=== EXERCISE DETAILS ===
The job is to find each line of the records below that includes the word "leader" and copy it.

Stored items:
template <int BLOCK_N, int MODE, bool SPLITK = false, bool EPI2 = false, bool LNC = false, bool PAIR = false>
__global__ void __launch_bounds__(kNumThreads, 1)
conv_gemm_kernel(const __grid_constant__ ConvGemmParams p) {
    using C = Cfg<BLOCK_N, MODE>;
    constexpr bool STEM = MODE == MODE_STEM;
    constexpr bool FLAT = MODE == MODE_FLAT3;
    constexpr bool WRES = STEM || FLAT;
    const int STAGES = p.stages;
    const int RING = p.ring;
    const int a_stage_bytes = WRES ? p.a_stage_bytes : C::A_STAGE;
    constexpr int B_STAGE = PAIR ? C::B_STAGE / 2 : C::B_STAGE;
    const int b_region = WRES ? p.b_res_bytes : STAGES * B_STAGE;

    extern __shared__ uint8_t smem_raw[];
    const uint32_t smem_base = (smem_u32(smem_raw) + 1023u) & ~1023u;
    uint8_t* smem_gen = smem_raw + (smem_base - smem_u32(smem_raw));

    const uint32_t a_smem = smem_base;
    const uint32_t b_smem = a_smem + STAGES * a_stage_bytes;
    const uint32_t st_smem = b_smem + b_region;
    const uint32_t ring_smem = st_smem + 2 * kStageBufBytes;
    const uint32_t bar_smem = ring_smem + RING * kStageBufBytes;
    uint8_t* st_gen = smem_gen + (st_smem - smem_base);
    uint8_t* ring_gen = smem_gen + (ring_smem - smem_base);
    volatile uint32_t* tmem_slot =
        reinterpret_cast<volatile uint32_t*>(smem_gen + (bar_smem - smem_base) + 320);
    const uint32_t bres_bar = bar_smem + 384u;

    auto full_bar = [&](int s) { return bar_smem + 8u * s; };
    auto empty_bar = [&](int s) { return bar_smem + 64u + 8u * s; };
    auto rfull_bar = [&](int s) { return bar_smem + 128u + 8u * s; };
    auto rempty_bar = [&](int s) { return bar_smem + 192u + 8u * s; };
    auto tfull_bar = [&](int a) { return bar_smem + 256u + 8u * a; };
    auto tempty_bar = [&](int a) { return bar_smem + 272u + 8u * a; };
    auto release_acc = [&](int a) {
        if constexpr (PAIR)
            mbar_arrive_remote(mapa_shared(tempty_bar(a), 0));
        else
            mbar_arrive(tempty_bar(a));
    };

    const int warp = threadIdx.x >> 5;
    const int lane = threadIdx.x & 31;

    if (warp == 0 && lane == 0) {
        for (int i = 0; i < 4; ++i) tma_prefetch_desc(&p.a_map[i]);
        tma_prefetch_desc(&p.b_map);
        tma_prefetch_desc(&p.c_map);
        tma_prefetch_desc(&p.r_map);
        for (int s = 0; s < kMaxStages; ++s) {
            mbar_init(full_bar(s), 1);
            mbar_init(empty_bar(s), 1);
            if constexpr (PAIR) mbar_init(bar_smem + 448u + 8u * s, 1);
            if constexpr (PAIR) mbar_init(bar_smem + 440u, 1);
            mbar_init(rfull_bar(s), 1);
            mbar_init(rempty_bar(s), 1);
        }
        for (int a = 0; a < 2; ++a) {
            mbar_init(tfull_bar(a), 1);
            mbar_init(tempty_bar(a), (PAIR ? 2 : 1) * (EPI2 ? 4 * (BLOCK_N / 64) : 8));
        }
        mbar_init(bres_bar, 1);
        fence_mbar_init();
    }
    if (warp == 1) {
        if constexpr (PAIR)
            tmem_alloc_pair<C::TMEM_COLS>(bar_smem + 320);
        else
            tmem_alloc<C::TMEM_COLS>(bar_smem + 320);
    }
    tc_fence_before();
    __syncthreads();
    tc_fence_after();
    const uint32_t tmem_base = *tmem_slot;
    if constexpr (PAIR) cluster_sync_all();

    asm volatile("griddepcontrol.wait;" ::: "memory");
    asm volatile("griddepcontrol.launch_dependents;" ::: "memory");

    constexpr int NSUB = BLOCK_N / 64;
    int num_k = p.kc_split ? p.num_k_total : p.num_taps * p.kc_per_tap;
    if constexpr (SPLITK) {
        if (p.dyn_k) {
            int live_k = (__ldg(p.dyn_k) + C::BLOCK_K - 1) / C::BLOCK_K;
            live_k = live_k < 1 ? 1 : live_k;
            num_k = live_k < num_k ? live_k : num_k;
        }
    }
    const int box_rows = p.tw * p.th * p.nb;
    const uint32_t a_box_bytes = static_cast<uint32_t>(box_rows) * C::ROW_BYTES;
    const uint32_t stage_tx = a_box_bytes + B_STAGE;
    const int bid = static_cast<int>(blockIdx.x), nblk = static_cast<int>(gridDim.x);
    int total_tiles = p.total_tiles;
    if (p.dyn_rows) {
        const int live = (__ldg(p.dyn_rows) + kBlockM - 1) / kBlockM * p.n_tiles_n;
        total_tiles = live < total_tiles ? live : total_tiles;
    }
    int ksplit = 1;
    if constexpr (SPLITK) {
        ksplit = p.ksplit > 1 ? p.ksplit : 1;
        ksplit = ksplit < num_k ? ksplit : num_k;
    }
    const int total_items = SPLITK ? total_tiles * ksplit : total_tiles;
    int my_tiles = total_items > bid ? (total_items - bid + nblk - 1) / nblk : 0;
// ... 317 lines not shown
            const float m2_p = fmaxf(ssq - sum * mean_p, 0.0f);
            float2 part[8];
            const int stripe = tile_at(it) / csize;
            char* rec = reinterpret_cast<char*>(p.ln_stats) + static_cast<long long>(stripe) * kLnStripeBytes;
            float2* srow = reinterpret_cast<float2*>(rec) + row * 8;
            __stcg(srow + t.n_idx * 2 + half, make_float2(mean_p, m2_p));
            __threadfence();
            __syncwarp();
            unsigned int* cnt = reinterpret_cast<unsigned int*>(rec + 128 * 8 * 8);
            const unsigned int want = 8u * csize;
            if (lane == 0) {
                asm volatile("red.release.gpu.global.add.u32 [%0], 1;" ::"l"(cnt) : "memory");
                unsigned int seen;
                const long long t0 = clock64();
                do {
                    asm volatile("ld.acquire.gpu.global.u32 %0, [%1];" : "=r"(seen) : "l"(cnt) : "memory");
                    if (clock64() - t0 > 4000000000LL) __trap();
                } while (seen < want);
            }
            __syncwarp();
            for (int i = 0; i < npart; ++i) part[i] = __ldcg(srow + i);
            __syncwarp();
            if (lane == 0) {
                unsigned int left;
                asm volatile("atom.acq_rel.gpu.global.add.u32 %0, [%1], 1;" : "=r"(left) : "l"(cnt + 1) : "memory");
                if (left == want - 1) {
                    cnt[1] = 0;
                    asm volatile("st.release.gpu.global.u32 [%0], %1;" ::"l"(cnt), "r"(0u) : "memory");
                }
            }
            float mean = 0.0f;
            for (int i = 0; i < npart; ++i) mean += part[i].x;
            mean *= 1.0f / static_cast<float>(npart);
            float m2 = 0.0f;
            for (int i = 0; i < npart; ++i) {
                const float d = part[i].x - mean;
                m2 += part[i].y + kPartN * d * d;
            }
            const float rstd = rsqrtf(m2 * inv_n + p.ln_eps);
            for (int sub = 0; sub < NSUB; ++sub, ++q) {
                const uint32_t buf = q & 1u;
                const int col0 = t.n_idx * BLOCK_N + sub * 64 + half * 32;
                uint32_t v[32];
                tmem_ld32(tbase + sub * 64, v);
                tmem_ld_wait();
                if (sub == NSUB - 1) {
                    tc_fence_before();
                    __syncwarp();
                    if (lane == 0) release_acc(acc);
                }
                float f[32];
#pragma unroll
                for (int j = 0; j < 32; j += 4) {
                    const float4 g4 = __ldg(reinterpret_cast<const float4*>(p.ln_g + col0 + j));
                    const float4 b4 = __ldg(reinterpret_cast<const float4*>(p.ln_b + col0 + j));
                    f[j + 0] = fmaf((__uint_as_float(v[j + 0]) - mean) * rstd, g4.x, b4.x);
                    f[j + 1] = fmaf((__uint_as_float(v[j + 1]) - mean) * rstd, g4.y, b4.y);
                    f[j + 2] = fmaf((__uint_as_float(v[j + 2]) - mean) * rstd, g4.z, b4.z);
                    f[j + 3] = fmaf((__uint_as_float(v[j + 3]) - mean) * rstd, g4.w, b4.w);
                }
                if (epi_tid == 0) tma_store_wait_read<1>();
                named_bar_sync(2, kEpiThreads);
                uint8_t* st_row = st_gen + buf * kStageBufBytes + row * 128;
#pragma unroll
                for (int c = 0; c < 4; ++c) {
                    uint4 o;
                    o.x = pack_bf16(f[c * 8 + 0], f[c * 8 + 1]);
                    o.y = pack_bf16(f[c * 8 + 2], f[c * 8 + 3]);
                    o.z = pack_bf16(f[c * 8 + 4], f[c * 8 + 5]);
                    o.w = pack_bf16(f[c * 8 + 6], f[c * 8 + 7]);
                    const int chunk = (half * 4 + c) ^ (row & 7);
                    *reinterpret_cast<uint4*>(st_row + chunk * 16) = o;
                }
                fence_proxy_async_smem();
                named_bar_sync(1, kEpiThreads);
                if (epi_tid == 0) {
                    tma_store_4d(&p.c_map, st_smem + buf * kStageBufBytes, t.n_idx * BLOCK_N + sub * 64, t.w0, t.h0,
                                 t.n0);
                    tma_store_commit();
                }
            }
        }
        if (epi_tid == 0) tma_store_wait_all<0>();
    } else if (EPI2) {
        const int grp = (warp - 2) >> 2;
        const int quarter = warp & 3;
        const int row = quarter * 32 + lane;
        const bool leader = ((warp - 2) & 3) == 0 && lane == 0;
        const int bar_a = 1 + 2 * grp, bar_b = 2 + 2 * grp;
        const int wi = row % p.tw;
        const int hi = (row / p.tw) % p.th;
        const int ni = row / (p.tw * p.th);
        const bool has_res = p.has_res != 0;
        const int nq = my_tiles * NSUB;
        uint8_t* st_row = st_gen + grp * kStageBufBytes + row * 128;
        for (int q = grp; q < nq; q += 2) {
            const int sub = q % NSUB;
            const int it = q / NSUB;
            const int acc = it & 1;
            const TileCoord t = decode_tile(p, tile_at(it));
            const int col0 = t.n_idx * BLOCK_N + sub * 64;
            mbar_wait(tfull_bar(acc), (it >> 1) & 1u);
            tc_fence_after();
            uint32_t v0[32], v1[32];
            const uint32_t taddr = tmem_base + (static_cast<uint32_t>(quarter * 32) << 16) + acc * BLOCK_N + sub * 64;
            tmem_ld32(taddr, v0);
            tmem_ld32(taddr + 32, v1);
            tmem_ld_wait();
            tc_fence_before();
            __syncwarp();
            if (lane == 0) release_acc(acc);
            float f[64];
#pragma unroll
            for (int j = 0; j < 32; j += 4) {
                float4 b0 = make_float4(0.f, 0.f, 0.f, 0.f), b1 = b0;
                if (p.bias) {
                    b0 = __ldg(reinterpret_cast<const float4*>(p.bias + col0 + j));
                    b1 = __ldg(reinterpret_cast<const float4*>(p.bias + col0 + 32 + j));
                }
                f[j + 0] = __uint_as_float(v0[j + 0]) + b0.x;
                f[j + 1] = __uint_as_float(v0[j + 1]) + b0.y;
                f[j + 2] = __uint_as_float(v0[j + 2]) + b0.z;
                f[j + 3] = __uint_as_float(v0[j + 3]) + b0.w;
                f[32 + j + 0] = __uint_as_float(v1[j + 0]) + b1.x;
                f[32 + j + 1] = __uint_as_float(v1[j + 1]) + b1.y;
                f[32 + j + 2] = __uint_as_float(v1[j + 2]) + b1.z;
                f[32 + j + 3] = __uint_as_float(v1[j + 3]) + b1.w;
            }
            if (has_res) {
                const int rslot = q % RING;
                mbar_wait(rfull_bar(rslot), static_cast<uint32_t>(q / RING) & 1u);
                const uint8_t* r_row = ring_gen + rslot * kStageBufBytes + row * 128;
#pragma unroll
                for (int c = 0; c < 8; ++c) {
                    const uint4 r4 = *reinterpret_cast<const uint4*>(r_row + ((c ^ (row & 7)) << 4));
                    const float2 r0 = unpack_bf16(r4.x), r1 = unpack_bf16(r4.y),
                                 r2 = unpack_bf16(r4.z), r3 = unpack_bf16(r4.w);
                    f[c * 8 + 0] += r0.x; f[c * 8 + 1] += r0.y;
                    f[c * 8 + 2] += r1.x; f[c * 8 + 3] += r1.y;
                    f[c * 8 + 4] += r2.x; f[c * 8 + 5] += r2.y;
                    f[c * 8 + 6] += r3.x; f[c * 8 + 7] += r3.y;
                }
            }
            if (p.act == ACT_RELU) {
#pragma unroll
                for (int j = 0; j < 64; ++j) f[j] = fmaxf(f[j], 0.0f);
            } else if (p.act == ACT_GELU) {
#pragma unroll
                for (int j = 0; j < 64; ++j) f[j] = gelu_erf_fast(f[j]);
            }
            if (p.out_f32) {
                const bool row_ok = (row < box_rows) && (t.n0 + ni < p.Nimg) && (t.h0 + hi < p.Ho) &&
                                    (t.w0 + wi < p.Wo);
                if (row_ok) {
                    const long long pix =
                        (static_cast<long long>(t.n0 + ni) * p.Ho + (t.h0 + hi)) * p.Wo + (t.w0 + wi);
                    float* f32_row = p.out_f32 + pix * p.ld_f32 + col0;
#pragma unroll
                    for (int j = 0; j < 64; j += 4)
                        *reinterpret_cast<float4*>(f32_row + j) = make_float4(f[j], f[j + 1], f[j + 2], f[j + 3]);
                }
            }
            if (leader) tma_store_wait_read<0>();
            named_bar_sync(bar_b, 128);
#pragma unroll
            for (int c = 0; c < 8; ++c) {
// ... 104 lines not shown
                const uint8_t* r_row = ring_gen + rslot * kStageBufBytes + row * 128;
#pragma unroll
                for (int c = 0; c < 4; ++c) {
                    const int chunk = (half * 4 + c) ^ (row & 7);
                    const uint4 r4 = *reinterpret_cast<const uint4*>(r_row + chunk * 16);
                    const float2 r0 = unpack_bf16(r4.x), r1 = unpack_bf16(r4.y),
                                 r2 = unpack_bf16(r4.z), r3 = unpack_bf16(r4.w);
                    f[c * 8 + 0] += r0.x; f[c * 8 + 1] += r0.y;
                    f[c * 8 + 2] += r1.x; f[c * 8 + 3] += r1.y;
                    f[c * 8 + 4] += r2.x; f[c * 8 + 5] += r2.y;
                    f[c * 8 + 6] += r3.x; f[c * 8 + 7] += r3.y;
                }
            }
            if (p.act == ACT_RELU) {
#pragma unroll
                for (int j = 0; j < 32; ++j) f[j] = fmaxf(f[j], 0.0f);
            } else if (p.act == ACT_GELU) {
#pragma unroll
                for (int j = 0; j < 32; ++j) f[j] = gelu_erf_fast(f[j]);
            }
            if (p.out_f32) {
                const bool row_ok = (row < box_rows) && (t.n0 + ni < p.Nimg) && (t.h0 + hi < p.Ho) &&
                                    (t.w0 + wi < p.Wo);
                if (row_ok) {
                    const long long pix =
                        (static_cast<long long>(t.n0 + ni) * p.Ho + (t.h0 + hi)) * p.Wo + (t.w0 + wi);
                    float* f32_row = p.out_f32 + pix * p.ld_f32 + col0;
                    if constexpr (SPLITK) {
#pragma unroll
                        for (int j = 0; j < 32; j += 4)
                            atomicAdd(reinterpret_cast<float4*>(f32_row + j),
                                      make_float4(f[j], f[j + 1], f[j + 2], f[j + 3]));
                    } else {
#pragma unroll
                        for (int j = 0; j < 32; j += 4)
                            *reinterpret_cast<float4*>(f32_row + j) =
                                make_float4(f[j], f[j + 1], f[j + 2], f[j + 3]);
                    }
                }
            }
            if (epi_tid == 0) tma_store_wait_read<1>();
            named_bar_sync(2, kEpiThreads);
            uint8_t* st_row = st_gen + buf * kStageBufBytes + row * 128;
#pragma unroll
            for (int c = 0; c < 4; ++c) {
                uint4 o;
                o.x = pack_bf16(f[c * 8 + 0], f[c * 8 + 1]);
                o.y = pack_bf16(f[c * 8 + 2], f[c * 8 + 3]);
                o.z = pack_bf16(f[c * 8 + 4], f[c * 8 + 5]);
                o.w = pack_bf16(f[c * 8 + 6], f[c * 8 + 7]);
                const int chunk = (half * 4 + c) ^ (row & 7);
                *reinterpret_cast<uint4*>(st_row + chunk * 16) = o;
            }
            fence_proxy_async_smem();
            named_bar_sync(1, kEpiThreads);
            if (has_res) {
                if (epi_tid == 0) mbar_arrive(rempty_bar(rslot));
                if (++rslot == RING) { rslot = 0; rphase ^= 1u; }
            }
            if (epi_tid == 0 && p.store_bf16) {
                if (p.c_blocked)
                    tma_store_4d(&p.c_map, st_smem + buf * kStageBufBytes, 0, t.w0, t.n_idx * NSUB + sub, 0);
                else
                    tma_store_4d(&p.c_map, st_smem + buf * kStageBufBytes, t.n_idx * BLOCK_N + sub * 64,
                                 t.w0, t.h0, t.n0);
                tma_store_commit();
            }
        }
        if (epi_tid == 0) tma_store_wait_all<0>();
    }

    tc_fence_before();
    __syncthreads();
    if constexpr (PAIR) cluster_sync_all();
    if (warp == 1) {
        tc_fence_after();
        if constexpr (PAIR)
            tmem_dealloc_pair<C::TMEM_COLS>(tmem_base);
        else
            tmem_dealloc<C::TMEM_COLS>(tmem_base);
    }
}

=== FINAL ANSWER ===
        const bool leader = ((warp - 2) & 3) == 0 && lane == 0;
            if (leader) tma_store_wait_read<0>();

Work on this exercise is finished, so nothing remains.